> DIRECTIONS: Only one stretch of the data below is wanted: the lines starting at the one with "const uint32_t tc" and ending at the one with "const PState& Pc", both included, given again exactly.

*** Opening of TASK MATERIAL ***

__device__ __forceinline__ uint32_t r4_prio(uint32_t ty, bool call) {
    const uint32_t lo = call ? 0x90205678u : 0x90205CC8u, hi = 0xFFFF1A43u;
    return __builtin_amdgcn_ubfe(ty < 8u ? lo : hi, (ty & 7u) * 4u, 4u);
}
__device__ __forceinline__ uint32_t sh_triple_1m(uint64_t nv, uint64_t other, uint64_t side, int m) {
    const uint32_t n0 = (uint32_t)nv & 0xFFFFFu, n1 = (uint32_t)(nv >> 20) & 0xFFFFFu;
    const uint32_t o0 = (uint32_t)other & 0xFFFFFu, o1 = (uint32_t)(other >> 20) & 0xFFFFFu;
    const uint32_t s0 = ((uint32_t)side & 0xFFFFFu) | 0xFFF00000u, s1 = ((uint32_t)(side >> 20) & 0xFFFFFu) | 0xFFF00000u;
    uint32_t S0[5], S1[5], N0[5], N1[5], O0[5], O1[5];
#pragma unroll
    for (int j = 0; j < 5; j++) {
        const uint32_t off = m >= j ? 4u * (uint32_t)(m - j) : 20u;
        S0[j] = (s0 >> off) & 15u; S1[j] = (s1 >> off) & 15u;
        N0[j] = __builtin_amdgcn_ubfe(n0, 4u * j, 4u); N1[j] = __builtin_amdgcn_ubfe(n1, 4u * j, 4u);
        O0[j] = __builtin_amdgcn_ubfe(o0, 4u * j, 4u); O1[j] = __builtin_amdgcn_ubfe(o1, 4u * j, 4u);
    }
    uint32_t best = 15u;
#pragma unroll
    for (int k1 = 0; k1 < 5; k1++)
#pragma unroll
        for (int k2 = 0; k1 + k2 < 5; k2++) {
            const int j = k1 + k2;
            best = min(best, N0[k1] + O0[k2] + S1[j]);
            best = min(best, N1[k1] + O0[k2] + S0[j]);
            best = min(best, N0[k1] + O1[k2] + S0[j]);
        }
    return best;
}
__device__ __forceinline__ uint32_t row_min16u(uint32_t v) {
    v = min(v, (uint32_t)__builtin_amdgcn_update_dpp(0x7FFFFFFF, (int)v, 0x111, 0xf, 0xf, false));
    v = min(v, (uint32_t)__builtin_amdgcn_update_dpp(0x7FFFFFFF, (int)v, 0x112, 0xf, 0xf, false));
    v = min(v, (uint32_t)__builtin_amdgcn_update_dpp(0x7FFFFFFF, (int)v, 0x114, 0xf, 0xf, false));
    v = min(v, (uint32_t)__builtin_amdgcn_update_dpp(0x7FFFFFFF, (int)v, 0x118, 0xf, 0xf, false));
// ... 661 lines not shown
                                }
                                const int tv = tile >> 2;
                                if (tv >= 31 && tv <= 33) { if (nd == 3) C->pao37 = (uint8_t)ldp; }
                                else if (tv >= 27 && tv <= 30) { if (nw == 4) C->pao50 = (uint8_t)ldp; }
                            }
                            G->current_player = (uint8_t)claimer;
                            G->phase = RMJ_WAIT_ACT;
                            G->active_mask = (uint8_t)(1u << claimer);
                            C->forbidden[0] = (uint8_t)tile;
                            C->n_forbidden = 1;
                            if (ty != RMJ_PON) {
                                const int t34 = tile >> 2;
                                const int x = (int)c0 >> 2, y = (int)c1 >> 2;
                                const int lo = min(x, y), hi = max(x, y);
                                if (lo == t34 + 1 && hi == t34 + 2) {
                                    if (t34 % 9 <= 5) { C->forbidden[1] = (uint8_t)((t34 + 3) * 4); C->n_forbidden = 2; }
                                } else if (t34 >= 2 && hi == t34 - 1 && lo == t34 - 2 && t34 % 9 >= 3) {
                                    C->forbidden[1] = (uint8_t)((t34 - 3) * 4);
                                    C->n_forbidden = 2;
                                }
                            }
                            G->needs_tsumo = 0;
                            G->drawn_tile = 0xFF;
                        }
                        wave_sync();
                    }
                } else {
                    if (G->pending_kan_pid != 0xFF) {
                        R4BAIL(q, 26);
                    } else {
                        if (r == 0) {
                            G->active_mask = 0;
                            G->ron_offer_mask = 0;
                        }
                        if (r < 4) G->stale_n[r] = 0;
                        wave_sync();
                        r4_accept_riichi(q);
                        const uint32_t tc = G->turn_count + 1u;
                        const int np_ = (G->current_player + 1) % KNP;
                        if (r == 0) {
                            G->turn_count = tc;
                            G->current_player = (uint8_t)np_;
                        }
                        wave_sync();
                        r4_deal_next(q, pf);
                        if (!q.bail) {
                            if (r == 0 && tc >= (uint32_t)KNP) G->is_first_turn = 0;
                            wave_sync();
                        }
                    }
                }
            }
        }
        R4M(43);
    }
    R4T(2);
    bool wait_deal = !pass2 && t0 && !q.bail && q.rend != 0u;
    if (q.rend) q.dirty = 0xFu;
    if (pass2 && RICH && __ballot(t0 && q.yk_mode == R4_RE_YAKU_CLAIMS)) {
        if (t0 && q.yk_mode == R4_RE_YAKU_CLAIMS) {
            r4_resolve_discard<RICH, LOOP, true>(q, G->last_discard_pid, G->last_discard_tile, false, pf, nl_mine, w_mine);
            if (q.bail && q.cont == 0) q.cont = 3;
        }
    }
    if (t0 && !wait_deal) {
        if (!q.bail && G->phase == RMJ_WAIT_ACT && !(q.rend && G->is_done)) {
            nl_mine = 0;
            w_mine = 0ull;
            const PState& Pc = G->p[G->current_player & 3];
            if (!(noop && G->nlegal[G->current_player & 3] == 0 && Pc.hand_len + 3 * Pc.n_melds == 14)) r4_gen_act_legal<RICH>(q, nl_mine);
            if (q.rend && q.bail) q.cont = 2;
        }
        if (!pass2 && !q.bail && q.rend != 0u) wait_deal = true;
    }
    R4M(45);
    R4T(3);
    const bool done0 = q.live && t0 && !q.bail && !wait_deal;
    const uint32_t used = (!q.live || pass2) ? 0u : ((INLR && second && (!q.bail || q.cont)) ? 2u : 1u);
    const uint32_t fl_pub = pass2 ? sh.rfl[row] : (INLR ? (flags | ((final_chunk && left == used) ? STEP_F_ALLROWS : STEP_F_QUIET)) : flags);
    if (r == 0) {
        sh.rmode[row] = wait_deal ? q.rend : 0u;
        sh.rfl[row] = fl_pub;
    }
    if (done0) {
        const uint32_t am = G->active_mask;
        const bool acts = r < 4 && ((am >> r) & 1u);
        const int n_me = acts ? nl_mine : 0;
        const bool quiet = LOOP && (fl_pub & STEP_F_QUIET) != 0u;
        const uint32_t rows = quiet ? 0u : ((LOOP && (fl_pub & STEP_F_ALLROWS)) ? 0xFu : ((rballot(r < 4 && G->nlegal[r & 3] != 0, rb) | am) & 0xFu));
        if (!quiet) q.T->mk[row][r >> 2][r & 3] = 0u;
        wave_sync();
        for (uint32_t m = am; m; m &= m - 1u) {
            const int p = __ffs((int)m) - 1;
            const int n = rbc(n_me, rb + p);
            if (r < n) {
                const uint64_t e = q.T->lst[row][p][r];
                (E.legal + (size_t)g * 4 * RMJ_MAX_LEGAL)[p * RMJ_MAX_LEGAL + r] = e & 0x00FFFFFFFFFFFFFFull;
                const int id = (int)(e >> 56);
                if (!quiet) atomicOr(&q.T->mk[row][p][id >> 5], 1u << (id & 31));
            }
            if (R4_ACT_CAP > R4_LIST && r + R4_LIST < n) {
                const uint64_t e = (&q.T->lst[row][p][0])[r + R4_LIST];
                (E.legal + (size_t)g * 4 * RMJ_MAX_LEGAL)[p * RMJ_MAX_LEGAL + r + R4_LIST] = e & 0x00FFFFFFFFFFFFFFull;
                const int id = (int)(e >> 56);
                if (!quiet) atomicOr(&q.T->mk[row][p][id >> 5], 1u << (id & 31));
            }
        }
        wave_sync();
        uint16_t* mout = reinterpret_cast<uint16_t*>(E.mask + (size_t)g * 328);
        for (uint32_t m = rows; m; m &= m - 1u) {
            const int p = __ffs((int)m) - 1;
#pragma unroll
            for (int k = 0; k < 3; k++) {
                const int j = r + 16 * k;
                if (j < 41) {
                    const uint32_t w = q.T->mk[row][p][(2 * j) >> 5];
                    const uint32_t b0 = (w >> ((2 * j) & 31)) & 1u, b1 = (w >> ((2 * j + 1) & 31)) & 1u;
                    mout[41 * p + j] = (uint16_t)(b0 | (b1 << 8));
                }
            }
        }
        if (r < 4) {
            if (!quiet) E.nlegal[(size_t)g * 4 + r] = (uint8_t)n_me;
            G->nlegal[r] = (uint8_t)n_me;
            if (!quiet) E.waits[(size_t)g * 4 + r] = acts ? w_mine : 0ull;
            if (acts && !G->is_done) {
                G->obs_from[r] = G->obs_upto[r];
                G->obs_upto[r] = G->ev_count;
            }
        }
        if (r == 0 && !quiet) E.status[g] = (uint32_t)G->active_mask | ((uint32_t)G->phase << 8) | ((uint32_t)G->is_done << 16);
        if (r < 2 * q.evn) {
            const int e = r >> 1, hh = r & 1;
            uint4* dst = reinterpret_cast<uint4*>(E.events + (size_t)g * (E.ring_mask + 1u) + q.T->evidx[row][e]);
            dst[hh] = reinterpret_cast<const uint4*>(q.T->ev[row][e])[hh];
        }
    }
    if (q.live && (q.cont || wait_deal) && r < 2 * q.evn) {
        const int e = r >> 1, hh = r & 1;
        uint4* dst = reinterpret_cast<uint4*>(E.events + (size_t)g * (E.ring_mask + 1u) + q.T->evidx[row][e]);
        dst[hh] = reinterpret_cast<const uint4*>(q.T->ev[row][e])[hh];
    }
    wave_sync();
    R4M(46);
    R4T(4);
    if (done0) {
#pragma unroll
        for (int k = 0; k < 3; k++) {
            const int off = r + 16 * k;
            if (off < (int)(sizeof(GState) / 16) && (off >= 32 || ((q.dirty >> (off >> 3)) & 1u)))
                reinterpret_cast<uint4*>(E.core + g)[off] = reinterpret_cast<const uint4*>(&sh.st[row])[off];
        }
    }
    wave_sync();
    R4M(47);
    R4T(5);
    uint64_t bm = __ballot(q.live && q.bail && r == 0);
    const uint32_t fl_full = ((INLR || pass2) ? fl_pub : flags) |
                             (q.cont == 1 ? STEP_F_CONT_RYU : 0u) | (q.cont == 2 ? STEP_F_CONT_FIN : 0u) | (q.cont == 3 ? STEP_F_CONT_CLAIMS : 0u);
#ifdef RMJ_TL4
    if (!LOOP && lane == 0) rmj::g_tl4[(size_t)blockIdx.x * RMJ_TL4_ROW + 7] = (unsigned long long)__popcll(bm);
#endif
    while (bm) {
        const int br = (__ffsll((long long)bm) - 1) >> 4;
        bm &= bm - 1ull;
        const uint32_t gg = g0 + (uint32_t)br;
#ifdef RMJ_CENSUS
        {
            const int why_b = __builtin_amdgcn_readlane(q.cont == 2 ? 31 : q.why, 16 * br);
            if (lane == 0) atomicAdd(&rmj::g_bail_reason[why_b & 31], 1u);
        }
#endif
        const uint64_t m_full = rbc64(mine, 16 * br + (lane & 3));
        Ctx c{sh.st[br], E, sh.u.x, gg, lane, E.wall + (size_t)gg * RMJ_WALL_STRIDE, E.legal + (size_t)gg * 4 * RMJ_MAX_LEGAL};
#ifdef RMJ_TL4
        if (lane < 16) sh.u.x.tl_acc[lane] = 0u;
        if (lane == 0) sh.u.x.tl_prev = __builtin_readcyclecounter();
        wave_sync();
#endif
        if (LOOP) __builtin_amdgcn_fence(__ATOMIC_ACQUIRE, "agent");
        ol_step_full(ctx_pack(c), lane < 4 ? m_full : RMJ_NO_ACTION, (uint32_t)__builtin_amdgcn_readlane((int)fl_full, 16 * br));
        wave_sync();
#ifdef RMJ_TL4
        if (!LOOP && lane < 16) rmj::g_tl4[(size_t)blockIdx.x * RMJ_TL4_ROW + 16 + lane] += (unsigned long long)sh.u.x.tl_acc[lane];
        wave_sync();
#endif
    }
    R4T(6);
    if (LOOP) {
        __builtin_amdgcn_fence(__ATOMIC_RELEASE, "workgroup");
        wave_sync();
    }
    return used | (__ballot(wait_deal) ? R4_RET_ROUND : 0u);
    }
}
template <bool LOOP, int POL>
__device__ __noinline__ void step4_pass2(const Env* Ep, uint32_t flags, uint32_t g_base, uint32_t g_end, uint32_t quad = 0xFFFFFFFFu) {
    Quad4Shared& sh = g_q4;
    step4_body<LOOP, POL, false, true>(uni_ptr(Ep), sh, 0ull, uni(flags), uni(g_base), uni(g_end), false, 0ull, nullptr, uni(quad));
}
template <bool LOOP, int POL>
__device__ __forceinline__ void step4_finish_rounds(const Env* Ep, uint32_t flags, uint32_t g_base, uint32_t g_end, uint32_t quad = 0xFFFFFFFFu) {
    constexpr bool RICH = (POL == 1) || !LOOP;
    const uint32_t md = g_q4.rmode[(threadIdx.x & 63u) >> 4];
    RE_ROWS(md);
    if (__ballot(md == R4_RE_DRAW || md == R4_RE_RESTART || md == R4_RE_WIN_TSUMO || md == R4_RE_WIN_RON)) {
        if (LOOP && RICH) __builtin_amdgcn_fence(__ATOMIC_ACQUIRE, "agent");
        RE_STAMP(pt0);
        r4_round_end<RICH>(Ep, g_base + (quad == 0xFFFFFFFFu ? blockIdx.x : quad) * r4_rows(flags));
        RE_ROUND_END_DONE(pt0);
    }
    if (RICH && __ballot(md == R4_RE_YAKU_CLAIMS || md == R4_RE_YAKU_TSUMO)) r4_yaku_answers();
    RE_STAMP(pt1);
    step4_pass2<LOOP, POL>(Ep, flags, g_base, g_end, quad);
    RE_PASS2_DONE(pt1);
}
template <int POL>
__device__ __forceinline__ uint32_t step4_call_inl(const Env* Ep, uint64_t policy_seed, uint32_t flags, uint32_t g_base, uint32_t g_end, uint32_t load,
                                                   uint64_t gs_row, uint32_t quad, uint32_t left, uint32_t final_chunk) {
    Quad4Shared& sh = g_q4;
    Ep = uni_ptr(Ep); policy_seed = uni(policy_seed); flags = uni(flags); g_base = uni(g_base); g_end = uni(g_end); quad = uni(quad); final_chunk = uni(final_chunk);
    asm volatile("" : "+s"(Ep), "+s"(policy_seed), "+s"(flags), "+s"(g_base), "+s"(g_end), "+s"(quad), "+s"(final_chunk));
    return step4_body<true, POL, true>(uni_ptr(Ep), sh, uni(policy_seed), uni(flags), uni(g_base), uni(g_end), uni(load) != 0u, gs_row, nullptr, uni(quad),
                                       left, uni(final_chunk) != 0u);
}
template <int POL>
__device__ __forceinline__ uint32_t step4_run(const Env* Ep, uint64_t policy_seed, uint32_t flags, uint32_t g_base, uint32_t g_end, uint64_t gs_row,
                                              uint32_t quad, uint32_t steps, bool final_chunk, uint32_t g_row, uint32_t max_calls = 0xFFFFFFFFu) {
    uint32_t left = g_row < g_end ? steps : 0u, load = 1u;
#ifdef RMJ_QTL
    if ((threadIdx.x & 63u) == 0u) { g_qtl_cnt[0] = 0u; g_qtl_cnt[1] = 0u; }
#endif
#pragma unroll 1
    while (__ballot(left != 0u) && max_calls-- != 0u) {
#ifdef RMJ_QTL
        { const uint64_t lv = __ballot(left != 0u && (threadIdx.x & 15u) == 0u); if ((threadIdx.x & 63u) == 0u) { g_qtl_cnt[0] += 1u; g_qtl_cnt[1] += (uint32_t)__popcll(lv); } }
#endif
        const uint32_t ret = step4_call_inl<POL>(Ep, policy_seed, flags, g_base, g_end, load, gs_row, quad, left, final_chunk ? 1u : 0u);
        left -= ret & 0xFFu;
        load = 0u;
        if (__ballot((ret & R4_RET_ROUND) != 0u)) step4_finish_rounds<true, POL>(Ep, flags, g_base, g_end, quad);
    }
    return left;
}
#define RMJ_STEP4_WAVES 6
#define RMJ_STEP4_WAVES_GREEDY 5
#define RMJ_STEP4_WAVES_OF(POL) ((POL) == 1 ? RMJ_STEP4_WAVES_GREEDY : RMJ_STEP4_WAVES)
template <bool LOOP, int POL>
__global__ __launch_bounds__(64, (LOOP && POL == 1) ? RMJ_STEP4_WAVES_GREEDY : RMJ_STEP4_WAVES) void k_step4(const Env* __restrict__ Ep, uint64_t policy_seed, uint32_t flags, uint32_t g_base,
                                                                   uint32_t g_end, uint32_t n_steps, const uint64_t* __restrict__ actions, HeavyOrder ho) {
    if (LOOP) {
        const uint32_t row_ = (threadIdx.x & 63u) >> 4;
        const uint32_t g = row_ < r4_rows(flags) ? g_base + blockIdx.x * r4_rows(flags) + row_ : 0xFFFFFFFFu;
        const uint64_t gs_row = sm64(policy_seed + ((CEnv*)Ep)->game_offset + (uint64_t)g);
        step4_run<POL>(Ep, policy_seed, flags, g_base, g_end, gs_row, 0xFFFFFFFFu, n_steps, true, g);
    } else {
        Quad4Shared& sh = g_q4;
#ifdef RMJ_TL4
        const unsigned long long rt0 = __builtin_amdgcn_s_memrealtime();
#endif
        uint32_t unit = blockIdx.x;
        if (ho.in_cnt) {
            if (blockIdx.x == 0 && (threadIdx.x & 63) == 0) *ho.zero_cnt = 0u;
            if (blockIdx.x < ho.front) {
                if (blockIdx.x >= uni(*ho.in_cnt)) return;
                unit = uni(ho.in_list[blockIdx.x]);
            } else {
                unit = blockIdx.x - ho.front;
                if (uni((uint32_t)ho.in_flag[unit])) return;
            }
        }
        const uint32_t ret = step4_body<false, POL>(Ep, sh, policy_seed, flags, g_base, g_end, true, 0ull, actions, unit);
#ifdef RMJ_TL4
        if ((threadIdx.x & 63) == 0) rmj::g_tl4[(size_t)blockIdx.x * RMJ_TL4_ROW + 15] = __ballot((ret & R4_RET_ROUND) != 0u) ? 1ull : 0ull;
        if (__ballot((ret & R4_RET_ROUND) != 0u) && (threadIdx.x & 63) == 0)
            rmj::g_tl4[(size_t)blockIdx.x * RMJ_TL4_ROW + 14] = (1ull << g_q4.rmode[0]) | (1ull << g_q4.rmode[1]) | (1ull << g_q4.rmode[2]) | (1ull << g_q4.rmode[3]);
#endif
        if (__ballot((ret & R4_RET_ROUND) != 0u)) step4_finish_rounds<false, POL>(Ep, flags, g_base, g_end, unit);
        if (ho.out_cnt) {
            const int row = (threadIdx.x & 63) >> 4;
            const GState& S = sh.st[row];
            const uint32_t gq = g_base + unit * r4_rows(flags) + (uint32_t)row;
            const PState& Pw = S.p[threadIdx.x & 3];
            const bool waits_open = (threadIdx.x & 15) < 4 && (Pw.flags & PF_WAITS_VALID) && Pw.waits13 != 0ull && !(Pw.flags & PF_RIICHI_DECLARED);
            const bool hv = (uint32_t)row < r4_rows(flags) && gq < g_end &&
                            (S.is_done ? (flags & STEP_F_AUTORESET) != 0u : ((S.phase == RMJ_WAIT_ACT && S.drawable_count == 0) || S.ron_offer_mask != 0 || waits_open));
            const bool any = __ballot(hv) != 0ull;
            if ((threadIdx.x & 63) == 0) {
                uint32_t idx = 0xFFFFFFFFu;
                if (any) idx = atomicAdd(ho.out_cnt, 1u);
                if (idx < ho.front) ho.out_list[idx] = unit;
                ho.out_flag[unit] = idx < ho.front ? 1 : 0;
            }
        }
#ifdef RMJ_TL4
        const unsigned long long rt1 = __builtin_amdgcn_s_memrealtime();
        if ((threadIdx.x & 63) == 0) {
            rmj::g_tl4[(size_t)blockIdx.x * RMJ_TL4_ROW + 8] = rt0;
            rmj::g_tl4[(size_t)blockIdx.x * RMJ_TL4_ROW + 9] = rt1;
        }
#endif
    }
}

*** Close of TASK MATERIAL ***

> TASK RESULT:
                        const uint32_t tc = G->turn_count + 1u;
                        const int np_ = (G->current_player + 1) % KNP;
                        if (r == 0) {
                            G->turn_count = tc;
                            G->current_player = (uint8_t)np_;
                        }
                        wave_sync();
                        r4_deal_next(q, pf);
                        if (!q.bail) {
                            if (r == 0 && tc >= (uint32_t)KNP) G->is_first_turn = 0;
                            wave_sync();
                        }
                    }
                }
            }
        }
        R4M(43);
    }
    R4T(2);
    bool wait_deal = !pass2 && t0 && !q.bail && q.rend != 0u;
    if (q.rend) q.dirty = 0xFu;
    if (pass2 && RICH && __ballot(t0 && q.yk_mode == R4_RE_YAKU_CLAIMS)) {
        if (t0 && q.yk_mode == R4_RE_YAKU_CLAIMS) {
            r4_resolve_discard<RICH, LOOP, true>(q, G->last_discard_pid, G->last_discard_tile, false, pf, nl_mine, w_mine);
            if (q.bail && q.cont == 0) q.cont = 3;
        }
    }
    if (t0 && !wait_deal) {
        if (!q.bail && G->phase == RMJ_WAIT_ACT && !(q.rend && G->is_done)) {
            nl_mine = 0;
            w_mine = 0ull;
            const PState& Pc = G->p[G->current_player & 3];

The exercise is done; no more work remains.